The black political organisations are banned that day, by order of the Prime Minister. No matter, they have decided that in the face of the response to their protests they have no option but to bear arms as a means of voicing their objections.
It will work this strategy of his. Suddenly the war has been brought home. The bombs which shatter the piece of the cities, serves as a reminder that the troops stationed in the country’s numerous black townships aren’t in a foreign land fighting a foreign war. The war is just across the street.

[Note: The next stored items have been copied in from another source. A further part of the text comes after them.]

@@ -564,6 +565,7 @@
     TRY_RC(dev_alloc(b->dev.ent, (size_t)P.n_ent));
     TRY_RC(dev_alloc(b->dev.lane_info, P.subs.size()));
     TRY_RC(dev_alloc(b->dev.lane_dc, P.subs.size()));
+    TRY_RC(dev_alloc(b->d_lane_rec, P.subs.size()));
     TRY_RC(dev_alloc(b->dev.dc_blk, (size_t)P.n_dcblk * 8));
     TRY_RC(dev_alloc(b->dev.marks, P.iwgs.size()));
     TRY_RC(dev_alloc(b->dev.out, P.out_buf_bytes));
@@ -720,7 +722,7 @@
         for (size_t g = 0; g < ng; g++) {
             hipStream_t gs = g == 0 ? s : ctx->group_streams[g - 1];
             if (g) HIP_TRY(ctx, hipStreamWaitEvent(gs, ctx->fork_ev, 0));
-            pjd_launch_huff_lanes_group(gs, b->dev, P.groups[g], (uint32_t)g);
+            pjd_launch_huff_lanes_group(gs, b->dev, P.groups[g], (uint32_t)g, P.huff_split_groups ? b->d_lane_rec : nullptr);
             pjd_launch_group_dc(gs, b->dev, P.groups[g]);
             pjd_launch_idct_lanes(gs, b->dev, F, b->dev.iwg_order + P.groups[g].iwg_first, P.groups[g].iwg_count);
             if (g) { HIP_TRY(ctx, hipEventRecord(ctx->join_ev[g - 1], gs)); }
@@ -728,7 +730,7 @@
         for (size_t g = 1; g < ng; g++) HIP_TRY(ctx, hipStreamWaitEvent(s, ctx->join_ev[g - 1], 0));
     } else {
         if (parallel) {
-            pjd_launch_huff_lanes(s, b->dev);    kt.mark("huff_lanes");
+            pjd_launch_huff_lanes(s, b->dev, P.huff_split_chain ? b->d_lane_rec : nullptr);    kt.mark("huff_lanes");
             pjd_launch_lane_dc_scan(s, b->dev, P.dc_per_picture);  kt.mark("dc_scan");
             pjd_launch_idct_lanes(s, b->dev, F, P.libjpeg ? b->dev.iwg_order : nullptr, P.libjpeg ? P.n_iwg_def : b->dev.n_iwg);
             kt.mark(F.gray() ? "idct_gray" : "idct_colour");
@@ -1454,8 +1456,9 @@
 {
     int wg = 0;
     size_t lds = 0;
-    if (pjd_huff_lanes_occupancy(b->dev, &wg, &lds) == hipSuccess)
-        std::fprintf(stderr, "[pjd waves] pjd_k_huff_lanes: %zu B of LDS per workgroup, %d workgroups per CU\n", lds, wg);
+    int wg_sync = 0, wg_write = 0;
+    if (pjd_huff_lanes_occupancy(b->dev, &wg, &lds, &wg_sync, &wg_write) == hipSuccess)
+        std::fprintf(stderr, "[pjd waves] pjd_k_huff_lanes: %zu B of LDS per workgroup, %d workgroups per CU (pjd_k_huff_sync %d, pjd_k_huff_write %d)\n", lds, wg, wg_sync, wg_write);
     if (b->decoded) {
         const size_t nw = b->plan.hwaves.size();
         std::vector<uint32_t> d(nw * 32);
@@ -1603,6 +1606,24 @@
     return PJD_OK;
 }
 
+int pjd_batch_huff_split_occupancy(pjd_batch *b, int32_t *sync_workgroups_per_cu, int32_t *write_workgroups_per_cu)
+{
+    if (!b || !sync_workgroups_per_cu || !write_workgroups_per_cu) return PJD_E_ARG;
+    hipSetDevice(b->ctx->device);
+    int n = 0, ns = 0, nw = 0;
+    size_t lds = 0;
+    if (pjd_huff_lanes_occupancy(b->dev, &n, &lds, &ns, &nw) != hipSuccess) return PJD_E_HIP;
+    *sync_workgroups_per_cu = ns;
+    *write_workgroups_per_cu = nw;
+    return PJD_OK;
+}
+
+int pjd_batch_huff_form(pjd_batch *b)
+{
+    if (!b) return PJD_E_ARG;
+    return (b->plan.huff_split_chain ? 1 : 0) | (b->plan.huff_split_groups ? 2 : 0);
+}
+
 uint64_t pjd_batch_output_size(pjd_batch *b, int image)
 {
     if (!b || image < 0 || (size_t)image >= b->n_out()) return 0;
diff --git a/pim-jpeg-decoder_amd/csrc/pjd_internal.h b/pim-jpeg-decoder_amd/csrc/pjd_internal.h
--- a/pim-jpeg-decoder_amd/csrc/pjd_internal.h
+++ b/pim-jpeg-decoder_amd/csrc/pjd_internal.h
@@ -221,6 +221,15 @@
 };
 #define PJD_LANE_SEG_FIRST 0x80000000u
 
+struct alignas(8) PjdDevLaneRec {
+    uint32_t p;
+    uint32_t czf;
+    uint32_t d_in;
+    uint32_t exit_p, exit_cz, cnt;
+};
+#define PJD_REC_SKIP       0x80000000u
+#define PJD_REC_FLAG_SHIFT 16
+
 struct PjdDevLaneDc {
     uint16_t dc_in[3];
     uint16_t abs;
diff --git a/pim-jpeg-decoder_amd/csrc/pjd_k_huff_body.h b/pim-jpeg-decoder_amd/csrc/pjd_k_huff_body.h
--- /dev/null
+++ b/pim-jpeg-decoder_amd/csrc/pjd_k_huff_body.h
@@ -0,0 +1,340 @@
+    const uint32_t t = threadIdx.x, l = t & 63, wi = t >> 6;
+    uint8_t *lds = pjd_huff_lds;
+    uint8_t *areas = lds + B.max_lut_bytes;
+    uint8_t *phase_tabs = areas + PJD_HUFF_WAVES * PJD_WAVE_LDS;
+#if PJD_HB_SYNC
+    uint32_t *tick = reinterpret_cast<uint32_t *>(phase_tabs + PJD_HUFF_WAVES * PJD_PHASE_LDS);
+    if (t == 0) *tick = hwg_base + atomicAdd(ticket, 1u);
+    __syncthreads();
+    const uint32_t gidx = rfl(*tick);
+#else
+    const uint32_t gidx = hwg_base + blockIdx.x;
+#endif
+    const PjdDevHuffWg wg = B.hwgs[gidx];
+    {
+        const PjdDevTset &T = B.tsets[wg.tset];
+        const uint32_t n16 = T.lut_bytes / 16;
+        const uint4 *tsrc = reinterpret_cast<const uint4 *>(B.luts) + T.lut_off16;
+        uint4 *tdst = reinterpret_cast<uint4 *>(lds);
+        for (uint32_t i0 = t; i0 < n16; i0 += 4 * PJD_HUFF_THREADS) {
+            const uint32_t i1 = i0 + PJD_HUFF_THREADS, i2 = i1 + PJD_HUFF_THREADS, i3 = i2 + PJD_HUFF_THREADS;
+            uint4 v0 = tsrc[i0], v1, v2, v3;
+            if (i1 < n16) v1 = tsrc[i1];
+            if (i2 < n16) v2 = tsrc[i2];
+            if (i3 < n16) v3 = tsrc[i3];
+            tdst[i0] = v0;
+            if (i1 < n16) tdst[i1] = v1;
+            if (i2 < n16) tdst[i2] = v2;
+            if (i3 < n16) tdst[i3] = v3;
+        }
+    }
+    const bool wave_on = wi < wg.n_waves;
+    const uint32_t w = wg.first_wave + (wave_on ? wi : 0u);
+    const PjdDevHuffWave hw = B.hwaves[w];
+    const PjdDevImage &im = B.images[hw.image];
+    PhaseCtx P;
+    {
+        const uint32_t nl = rfl(im.n_luma), dus = rfl(im.dus_per_mcu), nc = dus - nl;
+        const uint32_t c1 = nc >= 1 ? 1u : 0u, c2 = nc >= 2 ? 2u : c1;
+        const uint32_t lb = lds_abs(lds);
+        P.lbase = lb;
+        P.tY  = rfl((lb + (uint32_t)im.tbl_slot[0][0] * PJD_L1_BYTES) | (lb + (uint32_t)im.tbl_slot[0][1] * PJD_L1_BYTES) << 16);
+        P.tC1 = rfl((lb + (uint32_t)im.tbl_slot[c1][0] * PJD_L1_BYTES) | (lb + (uint32_t)im.tbl_slot[c1][1] * PJD_L1_BYTES) << 16);
+        P.tC2 = rfl((lb + (uint32_t)im.tbl_slot[c2][0] * PJD_L1_BYTES) | (lb + (uint32_t)im.tbl_slot[c2][1] * PJD_L1_BYTES) << 16);
+        P.nc = nc; P.dus1 = dus - 1;
+        P.xbase = lds_abs(phase_tabs) + wi * PJD_PHASE_LDS;
+    }
+    const uint32_t dus = P.dus1 + 1;
+    P.build(l);
+    __syncthreads();
+    if (!wave_on) return;
+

When his political movement wins the elections the Commissar will become a minister, first of some irrelevant and arbitrary post, then of police. The Minister, who became a Commissar in an army that grew out of resistance to the dreaded pass laws, the identity documents, will sanction the victimisation of black people throughout the land who do not carry similar documents. He will tell the nation that it is an effort to keep levels of crime down, that by weeding out the illegal immigrants in the country, it will help to weed out crime. It is ironic that it will be easier to identify and repatriate black illegal immigrants. It is perhaps a little more ironic that it is easier to harass and victimise black nationals in an effort to weed out the illegal immigrants.
The man, who is incarcerated because he does not have his identity document, thinks on this. He sits on the floor of his crowded cell and weeps inwardly. He weeps because he knows his incarceration will cost him his job. It was coming already. He is after all the last black waiter at the restaurant. The rest all replaced by young people of East European decent. The manager of the restaurant said that the Europeans worked harder and confused the customers less with their accents. Perhaps another man might smile at the irony, this man cannot. All he can do is weep, for he has lost more than his job. He has lost all hope. After all, what possible hope is left for a black man when he finds himself a victim, by virtue of colour, in what I supposed to be the most progressive of black-run states? So he sheds the tears of utter despair, of a life forlorn.